Re: [PATCH] kernfs: attach uuid for every kernfs and report it in fsid

Ivan Babrou <ivan@xxxxxxxxxxxxxx> · Mon, 10 Jul 2023 14:21:10 -0700

On Mon, Jul 10, 2023 at 12:40 PM Greg Kroah-Hartman
<gregkh@xxxxxxxxxxxxxxxxxxx> wrote:
>
> On Mon, Jul 10, 2023 at 11:33:38AM -0700, Ivan Babrou wrote:
> > The following two commits added the same thing for tmpfs:
> >
> > * commit 2b4db79618ad ("tmpfs: generate random sb->s_uuid")
> > * commit 59cda49ecf6c ("shmem: allow reporting fanotify events with file handles on tmpfs")
> >
> > Having fsid allows using fanotify, which is especially handy for cgroups,
> > where one might be interested in knowing when they are created or removed.
> >
> > Signed-off-by: Ivan Babrou <ivan@xxxxxxxxxxxxxx>
> > ---
> >  fs/kernfs/mount.c | 13 ++++++++++++-
> >  1 file changed, 12 insertions(+), 1 deletion(-)
> >
> > diff --git a/fs/kernfs/mount.c b/fs/kernfs/mount.c
> > index d49606accb07..930026842359 100644
> > --- a/fs/kernfs/mount.c
> > +++ b/fs/kernfs/mount.c
> > @@ -16,6 +16,8 @@
> >  #include <linux/namei.h>
> >  #include <linux/seq_file.h>
> >  #include <linux/exportfs.h>
> > +#include <linux/uuid.h>
> > +#include <linux/statfs.h>
> >
> >  #include "kernfs-internal.h"
> >
> > @@ -45,8 +47,15 @@ static int kernfs_sop_show_path(struct seq_file *sf, struct dentry *dentry)
> >       return 0;
> >  }
> >
> > +int kernfs_statfs(struct dentry *dentry, struct kstatfs *buf)
> > +{
> > +     simple_statfs(dentry, buf);
> > +     buf->f_fsid = uuid_to_fsid(dentry->d_sb->s_uuid.b);
> > +     return 0;
> > +}
> > +
> >  const struct super_operations kernfs_sops = {
> > -     .statfs         = simple_statfs,
> > +     .statfs         = kernfs_statfs,
> >       .drop_inode     = generic_delete_inode,
> >       .evict_inode    = kernfs_evict_inode,
> >
> > @@ -351,6 +360,8 @@ int kernfs_get_tree(struct fs_context *fc)
> >               }
> >               sb->s_flags |= SB_ACTIVE;
> >
> > +             uuid_gen(&sb->s_uuid);
>
> Since kernfs has as lot of nodes (like hundreds of thousands if not more
> at times, being created at boot time), did you just slow down creating
> them all, and increase the memory usage in a measurable way?
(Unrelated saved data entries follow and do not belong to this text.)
# ka9q/ka9q-radio

Hardware: AMD Instinct MI355X
Metric: channels sustained @129.6 MS/s input (real-time-equivalent: channel-blocks/s / 50) (higher is better)
Workload: dtype f32; 1 GPU; config3: sig_gen real 129.6 MS/s, 1024 mixed usb/cw/iq 12 kHz channels (P=300), 1 MI355X; channels_total=1024, P=300, olen=240, N=3240000, L=2592000, M=648001, lanes=4

## Files before the change

include/chz_engine.h:

```cpp
#ifndef CHZ_ENGINE_H
#define CHZ_ENGINE_H
#include <stddef.h>
#ifdef __cplusplus
extern "C" {
#endif

#define CHZ_COMPLEX 1
#define CHZ_REAL    2
#define CHZ_ND      4

typedef struct chz_engine chz_engine;

typedef struct chz_info {
  int L, M, N, in_type, bins;
  int ring_blocks;
  int Na, Nb, Nc;
  int n_banks;
  int lanes;
  long spec_elems;
  int spec_na, spec_pitch, spec_off;
  char plan[320];
} chz_info;

typedef struct chz_timing {
  double total_ms;
  int blocks;
  double first_ms, cols_ms, rows_ms, notch_ms, chan_ms;
  int first_n, cols_n, rows_n, notch_n, chan_n;
  double enqueue_ms;
  double fix_ms; int fix_n;
  double demod_ms; int demod_n;
} chz_timing;

const char *chz_last_error(void);
int chz_process_exiting(void);
int chz_set_option(const char *name, const char *value);
int chz_device_count(void);

int chz_engine_create(chz_engine **out, int L, int M, int in_type, int device,
                      const char *plan_spec, int ring_blocks);
void chz_engine_destroy(chz_engine *e);
int chz_engine_info(const chz_engine *e, chz_info *info);
int chz_engine_set_stream(chz_engine *e, void *hip_stream);
int chz_sync(chz_engine *e);
int chz_engine_check(const chz_engine *e);

int chz_input_write(chz_engine *e, const float *host_samples, long n);
int chz_input_write_device(chz_engine *e, const float *dev_samples, long n);
int chz_input_write_i16(chz_engine *e, const short *host_samples, long n, float scale, int randomize);
int chz_input_write_i16_device(chz_engine *e, const short *dev_samples, long n, float scale, int randomize);
int chz_input_stats(chz_engine *e, int slot, unsigned long long *energy, unsigned *clips);
int chz_input_ring(chz_engine *e, float **dev_ring, long *ring_len_floats);
int chz_input_seek(chz_engine *e, unsigned job, const float *history);
int chz_input_mark(chz_engine *e, int k);
int chz_input_mark_wait(chz_engine *e, int k);
int chz_engine_notch_order(chz_engine *e, int by_event);

int chz_forward(chz_engine *e, unsigned job);
int chz_set_notches(chz_engine *e, const int *bins, int n, double alpha);
int chz_set_notches_alpha(chz_engine *e, const int *bins, const double *alpha, int n);
int chz_spectrum_read(chz_engine *e, int slot, float *host);
int chz_spectrum_device(chz_engine *e, int slot, float **dev);
int chz_slot_stream(chz_engine *e, int slot, void **hip_stream);
int chz_spectrum_attach(chz_engine *e, int slot, float *dev);

int chz_bank_create(chz_engine *e, int P, int olen, int capacity);
int chz_bank_create_real(chz_engine *e, int P, int olen, int capacity);
int chz_bank_create_shared(chz_engine *e, int P, int olen, int capacity, int nrows);
int chz_bank_set_rows(chz_engine *e, int bank, int ch0, int n, const int *rows);
int chz_bank_set_row_responses(chz_engine *e, int bank, int row0, int n, const float *resp);
int chz_bank_set_responses(chz_engine *e, int bank, int ch0, int n, const float *resp);
int chz_bank_set_shifts(chz_engine *e, int bank, int ch0, int n, const int *shifts);
int chz_bank_set_isb(chz_engine *e, int bank, int ch0, int n, const unsigned char *flags);
int chz_bank_set_beam(chz_engine *e, int bank, int ch0, int n, const double *ab, const unsigned char *on);
int chz_bank_set_active(chz_engine *e, int bank, int n);
int chz_bank_execute(chz_engine *e, int bank, unsigned job);
int chz_bank_execute_range(chz_engine *e, int bank, unsigned job, int ch0, int n);

int chz_bank_set_tuning(chz_engine *e, int bank, unsigned job, int ch0, int n, const int *shifts,
                        const double *freq, const double *rate);
int chz_bank_read_power(chz_engine *e, int bank, int slot, int ch0, int n, double *host);
int chz_bank_read_power_async(chz_engine *e, int bank, int slot, int ch0, int n, double *host);

int chz_bank_enable_noise(chz_engine *e, int bank, double samprate);
int chz_bank_read_noise(chz_engine *e, int bank, int slot, int ch0, int n, double *host);
int chz_bank_read_noise_async(chz_engine *e, int bank, int slot, int ch0, int n, double *host);
int chz_bank_destroy(chz_engine *e, int bank);
int chz_bank_read(chz_engine *e, int bank, int ch0, int n, float *host);
int chz_bank_read_async(chz_engine *e, int bank, int slot, int ch0, int n, float *host);
int chz_spectrum_read_async(chz_engine *e, int slot, float *host);
int chz_host_callback(chz_engine *e, int slot, void (*fn)(void *), void *arg);
int chz_slot_sync(chz_engine *e, int slot);
int chz_host_alloc(void **p, size_t bytes);
void chz_host_free(void *p);
int chz_host_register(void *p, size_t bytes);
void chz_host_unregister(void *p);
int chz_bank_output_device(chz_engine *e, int bank, int slot, float **dev);

int chz_step(chz_engine *e, unsigned job);

int chz_run_blocks(chz_engine *e, unsigned job0, int nblocks, int mode, int instrument,
                   chz_timing *timing);

#define CHZ_COMM_ID_BYTES 128
typedef struct chz_comm chz_comm;
int chz_comm_unique_id(void *id128);
int chz_comm_create(chz_comm **out, int rank, int world, const void *id128, int device);
int chz_comm_create_file(chz_comm **out, int rank, int world, const char *path, int device, double timeout_s);
int chz_comm_create_local(chz_comm **out, int n, const int *devices);
int chz_spectrum_broadcast_local(chz_engine *const *engines, chz_comm *const *comms, int n, int slot, int root);
void chz_comm_destroy(chz_comm *c);
int chz_comm_rank(const chz_comm *c);
int chz_comm_world(const chz_comm *c);
int chz_comm_barrier(chz_comm *c);
int chz_comm_allreduce_max(chz_comm *c, double *v, int n);
int chz_spectrum_broadcast(chz_engine *e, chz_comm *c, int slot, int root);
int chz_spectrum_exchange_rows(chz_engine *e, chz_comm *c, int slot, int root, const int *row_lo, const int *row_hi);
int chz_run_blocks_sharded(chz_engine *e, chz_comm *c, int root, int mode, const int *row_lo, const int *row_hi,
                           unsigned job0, int nblocks, chz_timing *timing);

#define CHZ_PCM_S16BE 0
#define CHZ_PCM_S16LE 1
#define CHZ_PCM_F32LE 2
#define CHZ_PCM_F32BE 3
#define CHZ_PCM_MULAW 4
#define CHZ_PCM_ALAW 5
#define CHZ_PCM_F16LE 6
#define CHZ_PCM_F16BE 7
typedef struct chz_demod_params {
  int channels;
  int env;
  int agc;
  int encoding;
  int snr_squelch;
  int squelch_tail;
  int tuned;
  int kind;
  double samprate;
  double headroom;
  double threshold, recovery_rate, hangtime, dc_alpha;
  double bandwidth;
  double shift;
  double squelch_open, squelch_close;
  double gain;
  double deemph_rate, deemph_gain;
  double threshold_extend;
  int pll_enable;
  int pll_square;
  double pll_loop_bw;
  double tone_freq;
} chz_demod_params;
#define CHZ_DEMOD_LINEAR 0
#define CHZ_DEMOD_FM 1
typedef struct chz_demod_status {
  int frame;
  int mute;
  int squelch_state;
  int pll_lock;
  double output_power;
  double gain;
  double n0;
  double snr;
  double foffset;
  double pdeviation;
  double pll_snr;
  double pll_cphase;
  double tone_deviation;
  int pll_rotations;
  int tone_mute;
} chz_demod_status;
int chz_bank_set_demod(chz_engine *e, int bank, unsigned job, int ch0, int n, const chz_demod_params *p, double blocktime);
int chz_bank_write_block(chz_engine *e, int bank, int slot, int ch0, int n, const float *samples, const double *bb_power, const double *n0);
int chz_bank_demod(chz_engine *e, int bank, unsigned job, int slot);
int chz_bank_demod_auto(chz_engine *e, int bank, int on);
int chz_bank_pcm_stride(chz_engine *e, int bank);
int chz_bank_set_pcm_stride(chz_engine *e, int bank, int bytes);
int chz_bank_read_pcm(chz_engine *e, int bank, int slot, int ch0, int n, void *pcm, chz_demod_status *status);
int chz_bank_read_pcm_async(chz_engine *e, int bank, int slot, int ch0, int n, void *pcm, chz_demod_status *status);
#define CHZ_FLAG_NO_SAMPLES 1
#define CHZ_FLAG_MUTE 2
#define CHZ_FLAG_PLL_LOCK 4
#define CHZ_FLAG_TONE_MUTE 8
int chz_bank_read_pcm_flags_async(chz_engine *e, int bank, int slot, int ch0, int n, void *pcm, unsigned char *flags);
int chz_bank_pcm_wait(chz_engine *e, int bank, int slot);

typedef struct chz_mini chz_mini;
int chz_mini_create(chz_mini **out, int L, int M, int capacity, int device);
void chz_mini_destroy(chz_mini *m);
int chz_mini_capacity(const chz_mini *m);
int chz_mini_add(chz_mini *m);
int chz_mini_release(chz_mini *m, int inst);
int chz_mini_set_response(chz_mini *m, int inst, const float *resp);
int chz_mini_execute(chz_mini *m, int n, const int *inst, const float *const *win, const int *shift, const unsigned char *isb,
                     float *const *out);

typedef struct chz_rmini chz_rmini;
int chz_rmini_create(chz_rmini **out, int L, int M, int nslaves, const int *olen, const int *out_type, int capacity, int device);
void chz_rmini_destroy(chz_rmini *m);
int chz_rmini_check(int L, int M, int nslaves, const int *olen, const int *out_type);
int chz_rmini_capacity(const chz_rmini *m);
int chz_rmini_add(chz_rmini *m);
int chz_rmini_release(chz_rmini *m, int inst);
int chz_rmini_set_response(chz_rmini *m, int inst, int slave, const float *resp);
int chz_rmini_execute(chz_rmini *m, int n, const int *inst, const float *const *win, const int *shift, const unsigned char *mask,
                      const unsigned char *isb, float *const *out);

int chz_welch_create(chz_engine *e, int fft_n, int capacity, int max_bins, int max_avg);
int chz_welch_destroy(chz_engine *e, int bank);
int chz_welch_set_window(chz_engine *e, int bank, int slot, const float *window);
// ... 21 lines not shown
```

ka9q-radio_amd/csrc/chz_engine.hip:

```cpp
#include <hip/hip_runtime.h>
#include <hip/hip_ext.h>
#include <atomic>
#include <condition_variable>
#include <cstdarg>
#include <cstdio>
#include <cstring>
#include <chrono>
#include <deque>
#include <functional>
#include <mutex>
#include <string>
#include <algorithm>
#include <vector>
#include <thread>
#include <cmath>
#include <unistd.h>
namespace chz_exit {
static std::atomic<int> exiting{0};
static std::atomic<long> inflight{0};
struct Scope {
  bool ok;
  Scope() { inflight.fetch_add(1, std::memory_order_seq_cst); ok = exiting.load(std::memory_order_seq_cst) == 0; }
  ~Scope() { inflight.fetch_sub(1, std::memory_order_release); }
};
// ... 47 lines not shown
  unsigned char* isb = nullptr;
  BeamDesc* beam = nullptr;
  std::vector<std::pair<int, int>> dirty[CHZ_ND];
  char* stage[CHZ_ND] = {nullptr, nullptr, nullptr, nullptr};
  hipEvent_t stage_ev[CHZ_ND][2] = {};
  bool stage_busy[CHZ_ND][2] = {};
  int stage_next[CHZ_ND] = {0, 0, 0, 0};
  float2* any_scratch = nullptr;
  DemodChan* dm_chan = nullptr;
  DemodState* dm_state = nullptr;
  DemodExt* dm_ext = nullptr;
  float2* dm_mix = nullptr;
  int dm_pll_lin = 0;
  int dm_fm_pll = 0, dm_fm_tone = 0;
  int dm_lin = 0, dm_fm = 0;
  int dm_fm_nopll = 0;
  DemodStatus* dm_status = nullptr;
  unsigned char* dm_flags = nullptr;
  unsigned char* dm_pcm = nullptr;
  std::vector<DemodChan> dm_chan_h;
  struct OscHost { bool init = false; double freq = 0.0, phase0 = 0.0; unsigned job0 = 0; };
  std::vector<OscHost> dm_osc;
  int shared_rows = 0;
  int dm_on = 0;
  bool dm_auto = true;
  int pcm_stride = 0;
  double dm_blocktime = 0.02;
  hipEvent_t ev_bank[CHZ_ND] = {nullptr, nullptr, nullptr, nullptr};
  hipEvent_t ev_tail[CHZ_ND] = {nullptr, nullptr, nullptr, nullptr};
  hipEvent_t ev_pcm[CHZ_ND] = {nullptr, nullptr, nullptr, nullptr};
  hipEvent_t ev_pcmgo[CHZ_ND] = {nullptr, nullptr, nullptr, nullptr};
  bool pcm_copying[CHZ_ND] = {false, false, false, false};
  bool tail_used[CHZ_ND] = {false, false, false, false};
  double* power = nullptr;
  double* agc_peak = nullptr;
  bool agc_peak_valid[CHZ_ND] = {false, false, false, false};
  double* n0 = nullptr;
  unsigned* noise_hint = nullptr;
  double noise_samprate = 0.0;
  BbRing* bb = nullptr;
  std::vector<BbRing> bb_h;
  int bb_n = 0;
  hipEvent_t ev_bb[CHZ_ND] = {nullptr, nullptr, nullptr, nullptr};
  bool bb_rec[CHZ_ND] = {false, false, false, false};
  unsigned bb_newest = 0;
  hipEvent_t bb_done = nullptr;
  int bb_busy = 0; unsigned bb_guard = 0;
};
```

This is just for the superblock, not every inode. The memory increase
is one UUID per kernfs instance (there are maybe 10 of them on a basic
system), which is trivial. Same goes for CPU usage.

> We were trying to slim things down, what userspace tools need this
> change?  Who is going to use it, and what for?

The one concrete thing is ebpf_exporter:

* https://github.com/cloudflare/ebpf_exporter

I want to monitor cgroup changes, so that I can have an up to date map
of inode -> cgroup path, so that I can resolve the value returned from
bpf_get_current_cgroup_id() into something that a human can easily
grasp (think system.slice/nginx.service). Currently I do a full sweep
to build a map, which doesn't work if a cgroup is short lived, as it
just disappears before I can resolve it. Unfortunately, systemd
recycles cgroups on restart, changing inode number, so this is a very
real issue.

There's also this old wiki page from systemd:

* https://freedesktop.org/wiki/Software/systemd/Optimizations

Quoting from there:

> Get rid of systemd-cgroups-agent. Currently, whenever a systemd cgroup runs empty a tool "systemd-cgroups-agent" is invoked by the kernel which then notifies systemd about it. The need for this tool should really go away, which will save a number of forked processes at boot, and should make things faster (especially shutdown). This requires introduction of a new kernel interface to get notifications for cgroups running empty, for example via fanotify() on cgroupfs.

So a similar need to mine, but for different systemd-related needs.

Initially I tried adding this for cgroup fs only, but the problem felt
very generic, so I pivoted to having it in kernfs instead, so that any
kernfs based filesystem would benefit.

Given pretty much non-existing overhead and simplicity of this, I
think it's a change worth doing, unless there's a good reason to not
do it. I cc'd plenty of people to make sure it's not a bad decision.

> There were some benchmarks people were doing with booting large memory
> systems that you might want to reproduce here to verify that nothing is
> going to be harmed.

Skipping this given that overhead is per superblock and trivial.